Fallback models receive the exact same request as the primary model
(thinking configuration, task budget, beta features, ...), so list only
models that accept the same request shape. Not available on Bedrock, Vertex
AI, or the Message Batches API.

## Thinking Display

Controls whether thinking blocks are returned in responses when thinking is enabled. Newer Claude models (Opus 4.7+, Fable 5) hide thinking content by default (`omitted`); docker-agent counters this by requesting `summarized` thinking whenever an adaptive/effort-based budget is used without an explicit `thinking_display`, so reasoning stays visible in the UI. Set `thinking_display` in `provider_opts` to override:

```yaml
models:
  claude-opus-4-7:
    provider: anthropic
    model: claude-opus-4-7
    thinking_budget: adaptive
    provider_opts:
      thinking_display: omitted # "summarized", "display", or "omitted"
```

Valid values:

- `summarized`: thinking blocks are returned with summarized thinking text (docker-agent's default for adaptive/effort-based budgets).
- `display`: thinking blocks are returned for display.
- `omitted`: thinking blocks are returned with an empty thinking field; the signature is still returned for multi-turn continuity.
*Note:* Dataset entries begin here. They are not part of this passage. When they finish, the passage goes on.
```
template <int H, int KL, int RB, bool DF = false, bool EN = false>
__device__ __forceinline__ void gat_bwd_one_rows(const GatBwdOneArgs& A, float (*sA)[2 * FN_D], float (*sP)[8][kWfLd], int blk0, int se,
                                                 int rows_per_hw, int bid) {
    const float* __restrict__ g_out = A.g_out;
    const float* __restrict__ h = A.h;
    const float* __restrict__ cdot = A.cdot;
    const float* __restrict__ g_s_dst = A.g_s_dst;
    const fn_edge_term& et = A.et;
    const fn_gat_plan& pl = A.pl;
    const float slope = A.slope;
    float* __restrict__ g_h = A.g_h;
    float* __restrict__ dz_sorted = A.dz_sorted;
    float* __restrict__ g_s_orig = A.g_s_orig;
    constexpr int LPH = 32 / H;
    constexpr int NE = KL ? KL : 1;
    constexpr int NG = (2 * LPH >= 12 && KL == 1) ? 12 : 8;
// ... 231 lines not shown
    stamp(14, false);
    st4(&sA[hw][lane * 4], qd);
    st4(&sA[hw][FN_D + lane * 4], qs);
    if (KL) {
#pragma unroll
        for (int k = 0; k <= NE; ++k) {
            const float v = head_sum<LPH>(pw[k]);
            if (j == 0) sP[hw][head][k == NE ? FN_MAX_EDGE_K : k] = v;
        }
    }
    __syncthreads();
    for (int c = threadIdx.x; c < 2 * FN_D; c += blockDim.x) {
        float a = 0.f;
#pragma unroll
        for (int w = 0; w < RB; ++w) a += sA[w][c];
        A.part_a[(size_t)c * FN_MAX_PART + bid] = a;
    }
    if (KL) {
        const int ne = H * (K + 1);
        for (int i = threadIdx.x; i < ne; i += blockDim.x) {
            const int hh = i / (K + 1), k = i % (K + 1);
            const int kk = (k == K) ? FN_MAX_EDGE_K : k;
            float a = 0.f;
#pragma unroll
            for (int w = 0; w < RB; ++w) a += sP[w][hh][kk];
            A.part_e[(size_t)bid * ne + i] = a;
        }
    }
    stamp(15, true);
}

template <int H, int KL, int RB, bool DF = false, bool EN = false>
__device__ __forceinline__ void gat_bwd_one_body(const GatBwdOneArgs& A, float (*sA)[2 * FN_D], float (*sP)[8][kWfLd], int bid, int nblk) {
    const int n = (int)A.pl.n, per = RB * A.rows_per_hw;
    const int nr = A.n_real ? *A.n_real : n;
    const int blk0 = xcd_block_real(bid, nblk, A.n_real ? (nr + per - 1) / per : nblk) * per;
    if (FN_PAD_BLOCK_EXIT && blk0 >= nr && !A.stamps) {
        const int lane = threadIdx.x & 31, hw = threadIdx.x >> 5, end = blk0 + per < n ? blk0 + per : n;
        for (int s = blk0 + hw; s < end; s += RB) st4(A.g_h + (size_t)s * FN_D + lane * 4, make_float4(0.f, 0.f, 0.f, 0.f));
        for (int c = threadIdx.x; c < 2 * FN_D; c += blockDim.x) A.part_a[(size_t)c * FN_MAX_PART + bid] = 0.f;
        if (KL) {
            const int ne = H * (A.et.K + 1);
            for (int i = threadIdx.x; i < ne; i += blockDim.x) A.part_e[(size_t)bid * ne + i] = 0.f;
        }
        return;
    }
    gat_bwd_one_rows<H, KL, RB, DF, EN>(A, sA, sP, blk0, blk0 + per < n ? blk0 + per : n, A.rows_per_hw, bid);
}
template <int H, int KL, int RB, bool DF = false, bool EN = false>
__global__ __launch_bounds__(RB * 32, 3) void k_gat_bwd_one(GatBwdOneArgs A) {
    __shared__ float sA[RB][2 * FN_D];
    __shared__ float sP[RB][8][kWfLd];
    gat_bwd_one_body<H, KL, RB, DF, EN>(A, sA, sP, (int)blockIdx.x, (int)gridDim.x);
}
template <int H, int RB, bool EN = false>
// ... 77 lines not shown
```

### fragnet_amd/csrc/gat_bwd_two.inc

```

template <int NE> struct BwdRaw {
    int pos;
    i32x2u sp, sq, eq;
    f32x2u pp;
    f32x2u x[NE];
};

struct GatBwdDstArgs {
    const float *g_out, *h, *p_sorted;
    fn_edge_term et;
    fn_gat_plan pl;
    float slope;
    float *dz_sorted, *g_s_orig, *pz_src, *g_s_dst, *part_e;
    int rows_per_hw, nblk;
};
template <int H, int KL, int RB>
__device__ __forceinline__ void gat_bwd_dst_rows(const GatBwdDstArgs& A, float (*sP)[8][kWfLd], int blk0, int te, int rows_per_hw, int bid) {
    const float* __restrict__ g_out = A.g_out;
    const float* __restrict__ h = A.h;
    const float* __restrict__ p_sorted = A.p_sorted;
    const fn_edge_term& et = A.et;
    const fn_gat_plan& pl = A.pl;
    const float slope = A.slope;
    float* __restrict__ dz_sorted = A.dz_sorted;
// ... 186 lines not shown
    const int blk0 = xcd_block(bid, nblk) * RB * A.rows_per_hw, n = (int)A.pl.n;
    gat_bwd_dst_rows<H, KL, RB>(A, sP, blk0, blk0 + RB * A.rows_per_hw < n ? blk0 + RB * A.rows_per_hw : n, A.rows_per_hw, bid);
}
template <int H, int KL, int RB>
__global__ __launch_bounds__(RB * 32) void k_gat_bwd_dst(GatBwdDstArgs A) {
    __shared__ float sP[RB][8][kWfLd];
    gat_bwd_dst_body<H, KL, RB>(A, sP, (int)blockIdx.x, (int)gridDim.x);
}

struct GatBwdSrcArgs {
    const float *g_out, *h, *pz_src, *g_s_dst, *att;
    int att_w, dst_off, src_off;
    fn_gat_plan pl;
    float *g_h, *part_a;
    int rows_per_hw, nblk;
};
template <int H, int RB>
__device__ __forceinline__ void gat_bwd_src_rows(const GatBwdSrcArgs& A, float (*sA)[2 * FN_D], int blk0, int se, int rows_per_hw, int bid) {
    const float* __restrict__ g_out = A.g_out;
    const float* __restrict__ h = A.h;
    const float* __restrict__ pz_src = A.pz_src;
    const float* __restrict__ g_s_dst = A.g_s_dst;
    const float* __restrict__ att = A.att;
    const int att_w = A.att_w, dst_off = A.dst_off, src_off = A.src_off;
    const fn_gat_plan& pl = A.pl;
    float* __restrict__ g_h = A.g_h;
    float* __restrict__ part_a = A.part_a;
    constexpr int LPH = 32 / H;
    const int lane = threadIdx.x & 31, head = lane / LPH, j = lane % LPH, hw = threadIdx.x >> 5;
    const int m = (int)pl.m, n = (int)pl.n;
// ... 91 lines not shown
        if (cur_deg >= 0) {
            fma4(acc, cur_gsd, ad);
            fma4(acc, gss, as);
            st4(g_h + (size_t)s * FN_D + lane * 4, acc);
            fma4(qd, cur_gsd, hr);
            fma4(qs, gss, hr);
        }
    }
    st4(&sA[hw][lane * 4], qd);
    st4(&sA[hw][FN_D + lane * 4], qs);
    __syncthreads();
    for (int c = threadIdx.x; c < 2 * FN_D; c += blockDim.x) {
        float a = 0.f;
#pragma unroll
        for (int w = 0; w < RB; ++w) a += sA[w][c];
        part_a[(size_t)c * FN_MAX_PART + bid] = a;
    }
}

template <int H, int RB>
__device__ __forceinline__ void gat_bwd_src_body(const GatBwdSrcArgs& A, float (*sA)[2 * FN_D], int bid, int nblk) {
    const int blk0 = xcd_block(bid, nblk) * RB * A.rows_per_hw, n = (int)A.pl.n;
    gat_bwd_src_rows<H, RB>(A, sA, blk0, blk0 + RB * A.rows_per_hw < n ? blk0 + RB * A.rows_per_hw : n, A.rows_per_hw, bid);
}
template <int H, int RB>
__global__ __launch_bounds__(RB * 32) void k_gat_bwd_src(GatBwdSrcArgs A) {
    __shared__ float sA[RB][2 * FN_D];
    gat_bwd_src_body<H, RB>(A, sA, (int)blockIdx.x, (int)gridDim.x);
}


// ... 57 lines not shown
```

### fragnet_amd/csrc/mol_tail.inc

```

struct TailFwdArgs {
    const MolExt* ext;  int n_mols;  const int32_t* counts_dev;
    const float* atoms_new;  const int32_t* a2f_rowptr;  const int32_t* a2f_perm;  int32_t a2f_base, a2f_items;
    float* frags;
    const float* att;  int att_w, dst_off, src_off, mid_off;
    float *s_dst, *s_src;
    const float* feat;  float* s_sorted;
    GatFwdArgs G;
    const float* y_atoms;  float* pooled;
    int force_global;
};

constexpr int kTailNF = 32, kTailME = 128;
template <int H> constexpr int tail_bwd_nf() { return H == 8 ? 32 : 24; }
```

Useful to reduce time-to-first-text-token when streaming.

Note: `thinking_display` applies to both `thinking_budget` with token counts and adaptive/effort-based budgets. For token-count budgets no default is applied (the API already defaults to `summarized`). Full thinking tokens are billed regardless of the `thinking_display` value.

> [!NOTE]
> Anthropic thinking budget values below 1024 or greater than or equal to `max_tokens` are ignored (a warning is logged).